### PROBLEM REQUIREMENTS
Only one span of the listing below should come back. It runs from the line with "auto idxS = [&](int, int, int)" through the line with "HIPCHK(hipMalloc((void**)&c->partials, sizeof(NormPartial) *", and each of its lines must be reproduced exactly.

### INPUT FOR THIS TASK
------------------------------
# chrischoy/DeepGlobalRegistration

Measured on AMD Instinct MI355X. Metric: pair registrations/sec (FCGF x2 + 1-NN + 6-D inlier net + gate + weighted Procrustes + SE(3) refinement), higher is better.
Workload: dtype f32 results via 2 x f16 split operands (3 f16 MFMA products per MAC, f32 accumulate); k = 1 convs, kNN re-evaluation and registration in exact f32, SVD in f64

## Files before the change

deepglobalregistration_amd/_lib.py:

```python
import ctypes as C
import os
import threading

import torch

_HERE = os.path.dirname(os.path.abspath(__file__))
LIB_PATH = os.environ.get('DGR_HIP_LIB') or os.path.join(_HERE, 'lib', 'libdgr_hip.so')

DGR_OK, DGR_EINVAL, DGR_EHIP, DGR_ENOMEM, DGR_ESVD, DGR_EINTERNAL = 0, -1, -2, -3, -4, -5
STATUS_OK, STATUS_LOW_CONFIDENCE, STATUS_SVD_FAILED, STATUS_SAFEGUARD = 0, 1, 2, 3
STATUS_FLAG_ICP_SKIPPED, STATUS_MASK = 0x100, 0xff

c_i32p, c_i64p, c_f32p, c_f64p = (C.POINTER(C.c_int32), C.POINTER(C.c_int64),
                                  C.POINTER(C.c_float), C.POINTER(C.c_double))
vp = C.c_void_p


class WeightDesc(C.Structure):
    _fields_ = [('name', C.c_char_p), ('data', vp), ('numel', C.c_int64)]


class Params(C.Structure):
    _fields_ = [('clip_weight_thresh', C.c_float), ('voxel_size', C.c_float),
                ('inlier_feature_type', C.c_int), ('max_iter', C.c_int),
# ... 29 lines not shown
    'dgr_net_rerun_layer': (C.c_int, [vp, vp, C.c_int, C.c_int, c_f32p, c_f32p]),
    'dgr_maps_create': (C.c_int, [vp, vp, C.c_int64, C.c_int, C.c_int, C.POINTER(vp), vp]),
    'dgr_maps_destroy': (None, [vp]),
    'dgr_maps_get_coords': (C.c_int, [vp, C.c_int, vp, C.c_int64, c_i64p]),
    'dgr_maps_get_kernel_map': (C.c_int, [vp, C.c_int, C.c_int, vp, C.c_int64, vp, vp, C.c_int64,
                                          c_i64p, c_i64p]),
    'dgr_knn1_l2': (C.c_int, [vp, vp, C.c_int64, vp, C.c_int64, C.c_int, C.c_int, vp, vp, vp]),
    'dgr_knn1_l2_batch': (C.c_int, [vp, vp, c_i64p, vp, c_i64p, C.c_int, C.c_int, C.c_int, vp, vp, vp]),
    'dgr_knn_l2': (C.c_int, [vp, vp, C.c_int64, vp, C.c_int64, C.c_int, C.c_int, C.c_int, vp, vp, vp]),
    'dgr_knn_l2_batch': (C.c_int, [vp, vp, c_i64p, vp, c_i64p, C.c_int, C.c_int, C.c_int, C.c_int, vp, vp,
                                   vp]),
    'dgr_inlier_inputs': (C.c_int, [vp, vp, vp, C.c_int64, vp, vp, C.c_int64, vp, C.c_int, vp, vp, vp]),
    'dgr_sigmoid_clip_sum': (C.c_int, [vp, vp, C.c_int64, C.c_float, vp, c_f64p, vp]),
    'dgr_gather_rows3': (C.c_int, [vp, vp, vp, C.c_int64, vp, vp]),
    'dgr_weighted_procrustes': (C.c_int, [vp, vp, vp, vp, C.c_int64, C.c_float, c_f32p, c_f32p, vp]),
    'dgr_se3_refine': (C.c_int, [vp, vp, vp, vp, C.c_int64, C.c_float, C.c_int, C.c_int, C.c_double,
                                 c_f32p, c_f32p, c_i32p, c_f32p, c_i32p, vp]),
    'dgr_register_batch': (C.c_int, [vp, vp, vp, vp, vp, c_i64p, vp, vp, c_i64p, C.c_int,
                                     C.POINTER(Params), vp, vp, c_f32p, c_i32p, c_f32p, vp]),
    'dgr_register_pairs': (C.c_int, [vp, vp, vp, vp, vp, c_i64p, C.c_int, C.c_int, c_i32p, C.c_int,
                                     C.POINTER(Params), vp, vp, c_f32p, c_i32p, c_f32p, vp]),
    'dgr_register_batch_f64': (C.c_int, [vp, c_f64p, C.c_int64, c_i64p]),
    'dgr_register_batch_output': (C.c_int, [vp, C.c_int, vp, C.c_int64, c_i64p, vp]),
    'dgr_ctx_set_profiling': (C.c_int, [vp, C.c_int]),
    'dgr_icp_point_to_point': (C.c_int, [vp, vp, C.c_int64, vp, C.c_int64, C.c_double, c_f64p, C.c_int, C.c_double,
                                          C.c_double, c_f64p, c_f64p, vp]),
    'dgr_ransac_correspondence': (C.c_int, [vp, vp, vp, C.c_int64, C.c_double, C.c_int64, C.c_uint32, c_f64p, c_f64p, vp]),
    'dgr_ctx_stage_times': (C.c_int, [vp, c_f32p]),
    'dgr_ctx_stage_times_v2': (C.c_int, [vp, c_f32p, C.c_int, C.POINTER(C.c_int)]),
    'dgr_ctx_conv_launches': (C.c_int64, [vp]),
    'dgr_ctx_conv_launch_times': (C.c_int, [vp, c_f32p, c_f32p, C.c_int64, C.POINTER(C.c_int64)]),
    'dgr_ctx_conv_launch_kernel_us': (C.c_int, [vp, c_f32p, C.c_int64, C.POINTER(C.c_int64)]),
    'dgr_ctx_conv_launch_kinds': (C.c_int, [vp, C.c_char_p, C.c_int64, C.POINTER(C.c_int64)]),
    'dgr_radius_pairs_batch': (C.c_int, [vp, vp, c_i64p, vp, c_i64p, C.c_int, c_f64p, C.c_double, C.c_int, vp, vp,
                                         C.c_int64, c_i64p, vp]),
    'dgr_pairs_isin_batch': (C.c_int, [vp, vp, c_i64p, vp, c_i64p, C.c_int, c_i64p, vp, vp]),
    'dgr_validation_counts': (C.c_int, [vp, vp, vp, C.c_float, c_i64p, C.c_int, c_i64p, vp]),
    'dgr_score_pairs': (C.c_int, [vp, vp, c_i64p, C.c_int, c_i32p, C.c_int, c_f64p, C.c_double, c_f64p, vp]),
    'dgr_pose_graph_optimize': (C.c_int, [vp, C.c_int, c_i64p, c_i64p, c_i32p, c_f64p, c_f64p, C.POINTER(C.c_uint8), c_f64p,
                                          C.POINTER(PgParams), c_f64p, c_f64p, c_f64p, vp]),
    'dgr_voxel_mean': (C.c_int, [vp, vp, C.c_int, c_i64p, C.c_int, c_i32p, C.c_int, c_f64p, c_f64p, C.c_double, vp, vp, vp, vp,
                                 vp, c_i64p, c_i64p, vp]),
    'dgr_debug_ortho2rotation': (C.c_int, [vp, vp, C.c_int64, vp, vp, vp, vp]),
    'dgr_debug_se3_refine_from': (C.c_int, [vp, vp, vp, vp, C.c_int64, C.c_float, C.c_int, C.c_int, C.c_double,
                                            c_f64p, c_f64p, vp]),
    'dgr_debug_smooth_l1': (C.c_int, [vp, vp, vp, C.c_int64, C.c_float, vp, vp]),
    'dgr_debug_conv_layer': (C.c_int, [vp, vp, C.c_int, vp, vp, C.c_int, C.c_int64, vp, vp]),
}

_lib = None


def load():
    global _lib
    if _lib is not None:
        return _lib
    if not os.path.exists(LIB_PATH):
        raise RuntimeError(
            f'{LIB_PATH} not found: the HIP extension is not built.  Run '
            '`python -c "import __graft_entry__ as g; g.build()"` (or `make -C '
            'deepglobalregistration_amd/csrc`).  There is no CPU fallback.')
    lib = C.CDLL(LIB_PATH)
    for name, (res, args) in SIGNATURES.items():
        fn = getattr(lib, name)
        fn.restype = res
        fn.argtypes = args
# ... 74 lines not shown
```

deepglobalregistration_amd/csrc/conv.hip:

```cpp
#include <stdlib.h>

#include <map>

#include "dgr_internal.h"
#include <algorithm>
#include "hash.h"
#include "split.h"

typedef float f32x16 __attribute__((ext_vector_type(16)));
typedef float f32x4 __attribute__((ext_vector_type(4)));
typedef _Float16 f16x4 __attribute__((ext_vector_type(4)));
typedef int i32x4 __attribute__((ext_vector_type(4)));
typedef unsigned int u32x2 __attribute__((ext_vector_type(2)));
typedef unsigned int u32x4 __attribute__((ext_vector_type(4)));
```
------------------------------
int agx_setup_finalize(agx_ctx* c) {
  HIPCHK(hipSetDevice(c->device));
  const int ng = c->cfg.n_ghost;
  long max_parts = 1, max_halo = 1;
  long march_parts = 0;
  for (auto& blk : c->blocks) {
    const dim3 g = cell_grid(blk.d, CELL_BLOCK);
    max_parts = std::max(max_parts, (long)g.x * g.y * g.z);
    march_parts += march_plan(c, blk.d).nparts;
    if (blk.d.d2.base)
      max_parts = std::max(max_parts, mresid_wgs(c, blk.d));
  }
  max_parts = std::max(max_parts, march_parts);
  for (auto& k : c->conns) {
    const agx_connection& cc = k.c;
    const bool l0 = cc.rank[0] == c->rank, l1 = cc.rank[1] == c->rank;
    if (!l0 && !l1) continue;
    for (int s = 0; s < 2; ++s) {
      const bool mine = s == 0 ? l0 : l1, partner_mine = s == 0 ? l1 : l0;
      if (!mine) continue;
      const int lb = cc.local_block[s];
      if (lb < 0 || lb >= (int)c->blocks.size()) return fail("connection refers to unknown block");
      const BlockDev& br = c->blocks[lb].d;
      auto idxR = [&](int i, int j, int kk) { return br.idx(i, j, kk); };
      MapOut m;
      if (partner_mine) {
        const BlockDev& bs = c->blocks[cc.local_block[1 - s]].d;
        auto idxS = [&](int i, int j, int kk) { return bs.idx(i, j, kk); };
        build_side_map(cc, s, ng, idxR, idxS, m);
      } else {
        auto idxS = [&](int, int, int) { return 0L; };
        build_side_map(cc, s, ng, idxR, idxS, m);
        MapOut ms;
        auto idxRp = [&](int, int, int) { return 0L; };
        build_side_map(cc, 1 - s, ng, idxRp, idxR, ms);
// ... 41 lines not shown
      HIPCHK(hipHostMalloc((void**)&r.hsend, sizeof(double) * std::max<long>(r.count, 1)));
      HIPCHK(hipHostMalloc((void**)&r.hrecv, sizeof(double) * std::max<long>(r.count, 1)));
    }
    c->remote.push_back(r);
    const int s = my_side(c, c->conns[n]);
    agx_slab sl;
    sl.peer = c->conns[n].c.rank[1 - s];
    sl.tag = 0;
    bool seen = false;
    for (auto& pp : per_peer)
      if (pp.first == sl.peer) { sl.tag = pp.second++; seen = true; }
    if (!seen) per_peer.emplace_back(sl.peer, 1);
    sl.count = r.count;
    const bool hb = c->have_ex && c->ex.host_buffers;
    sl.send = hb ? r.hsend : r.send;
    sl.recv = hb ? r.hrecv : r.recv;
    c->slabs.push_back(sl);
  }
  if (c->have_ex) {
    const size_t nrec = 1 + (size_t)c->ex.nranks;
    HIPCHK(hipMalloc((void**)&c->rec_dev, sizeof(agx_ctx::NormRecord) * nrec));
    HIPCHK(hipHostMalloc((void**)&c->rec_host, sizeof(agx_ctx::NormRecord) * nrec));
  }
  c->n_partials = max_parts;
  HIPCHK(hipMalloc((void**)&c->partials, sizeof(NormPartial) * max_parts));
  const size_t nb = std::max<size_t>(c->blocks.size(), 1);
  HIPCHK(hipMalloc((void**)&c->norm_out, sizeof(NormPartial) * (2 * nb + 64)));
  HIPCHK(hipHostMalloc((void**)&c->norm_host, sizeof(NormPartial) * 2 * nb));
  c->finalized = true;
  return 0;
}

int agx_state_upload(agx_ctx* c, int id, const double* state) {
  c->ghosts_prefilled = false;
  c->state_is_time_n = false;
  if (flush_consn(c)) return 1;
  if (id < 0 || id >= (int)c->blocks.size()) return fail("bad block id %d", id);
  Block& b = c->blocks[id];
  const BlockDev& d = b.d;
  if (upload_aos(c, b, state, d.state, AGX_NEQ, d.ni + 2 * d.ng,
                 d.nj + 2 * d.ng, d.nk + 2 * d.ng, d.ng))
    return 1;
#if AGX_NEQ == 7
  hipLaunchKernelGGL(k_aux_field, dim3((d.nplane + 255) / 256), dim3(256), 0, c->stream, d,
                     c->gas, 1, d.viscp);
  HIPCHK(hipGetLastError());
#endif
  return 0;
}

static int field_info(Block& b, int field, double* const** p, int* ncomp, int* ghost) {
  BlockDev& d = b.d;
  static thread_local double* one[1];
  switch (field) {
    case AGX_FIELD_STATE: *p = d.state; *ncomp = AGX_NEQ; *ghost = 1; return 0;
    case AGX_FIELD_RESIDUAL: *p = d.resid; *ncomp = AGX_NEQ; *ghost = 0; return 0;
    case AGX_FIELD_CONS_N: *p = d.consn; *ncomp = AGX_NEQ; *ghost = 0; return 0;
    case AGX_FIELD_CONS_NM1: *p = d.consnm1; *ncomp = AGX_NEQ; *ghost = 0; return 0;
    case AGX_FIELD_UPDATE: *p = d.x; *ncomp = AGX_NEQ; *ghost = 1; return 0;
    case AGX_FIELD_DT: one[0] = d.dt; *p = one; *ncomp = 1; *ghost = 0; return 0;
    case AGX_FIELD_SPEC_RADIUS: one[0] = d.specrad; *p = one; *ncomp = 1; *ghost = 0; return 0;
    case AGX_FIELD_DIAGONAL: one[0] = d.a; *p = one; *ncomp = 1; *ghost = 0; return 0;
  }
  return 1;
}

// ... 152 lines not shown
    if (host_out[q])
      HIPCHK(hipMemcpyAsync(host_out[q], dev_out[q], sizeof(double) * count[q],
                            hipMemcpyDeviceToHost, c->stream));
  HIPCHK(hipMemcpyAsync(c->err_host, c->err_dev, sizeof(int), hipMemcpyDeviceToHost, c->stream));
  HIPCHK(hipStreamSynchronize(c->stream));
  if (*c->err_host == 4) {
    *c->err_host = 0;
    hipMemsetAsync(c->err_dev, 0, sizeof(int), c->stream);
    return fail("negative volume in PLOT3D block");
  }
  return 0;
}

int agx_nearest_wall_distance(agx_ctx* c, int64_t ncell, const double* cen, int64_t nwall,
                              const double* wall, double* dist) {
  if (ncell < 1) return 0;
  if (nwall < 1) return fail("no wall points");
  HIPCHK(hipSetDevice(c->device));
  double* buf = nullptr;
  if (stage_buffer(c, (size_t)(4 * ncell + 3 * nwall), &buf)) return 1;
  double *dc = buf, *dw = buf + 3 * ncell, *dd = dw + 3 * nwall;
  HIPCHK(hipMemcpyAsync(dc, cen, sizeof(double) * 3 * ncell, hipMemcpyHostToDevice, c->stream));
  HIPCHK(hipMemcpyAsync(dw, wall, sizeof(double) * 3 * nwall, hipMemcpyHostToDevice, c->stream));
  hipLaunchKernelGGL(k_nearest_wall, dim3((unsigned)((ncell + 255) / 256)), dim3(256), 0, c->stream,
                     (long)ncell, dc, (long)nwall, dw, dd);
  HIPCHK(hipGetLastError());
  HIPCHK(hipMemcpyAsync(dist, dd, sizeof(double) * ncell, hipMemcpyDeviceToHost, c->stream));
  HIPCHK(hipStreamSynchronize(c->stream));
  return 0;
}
------------------------------
### SOLUTION TO THIS PROBLEM
        auto idxS = [&](int, int, int) { return 0L; };
        build_side_map(cc, s, ng, idxR, idxS, m);
        MapOut ms;
        auto idxRp = [&](int, int, int) { return 0L; };
        build_side_map(cc, 1 - s, ng, idxRp, idxR, ms);
// ... 41 lines not shown
      HIPCHK(hipHostMalloc((void**)&r.hsend, sizeof(double) * std::max<long>(r.count, 1)));
      HIPCHK(hipHostMalloc((void**)&r.hrecv, sizeof(double) * std::max<long>(r.count, 1)));
    }
    c->remote.push_back(r);
    const int s = my_side(c, c->conns[n]);
    agx_slab sl;
    sl.peer = c->conns[n].c.rank[1 - s];
    sl.tag = 0;
    bool seen = false;
    for (auto& pp : per_peer)
      if (pp.first == sl.peer) { sl.tag = pp.second++; seen = true; }
    if (!seen) per_peer.emplace_back(sl.peer, 1);
    sl.count = r.count;
    const bool hb = c->have_ex && c->ex.host_buffers;
    sl.send = hb ? r.hsend : r.send;
    sl.recv = hb ? r.hrecv : r.recv;
    c->slabs.push_back(sl);
  }
  if (c->have_ex) {
    const size_t nrec = 1 + (size_t)c->ex.nranks;
    HIPCHK(hipMalloc((void**)&c->rec_dev, sizeof(agx_ctx::NormRecord) * nrec));
    HIPCHK(hipHostMalloc((void**)&c->rec_host, sizeof(agx_ctx::NormRecord) * nrec));
  }
  c->n_partials = max_parts;
  HIPCHK(hipMalloc((void**)&c->partials, sizeof(NormPartial) * max_parts));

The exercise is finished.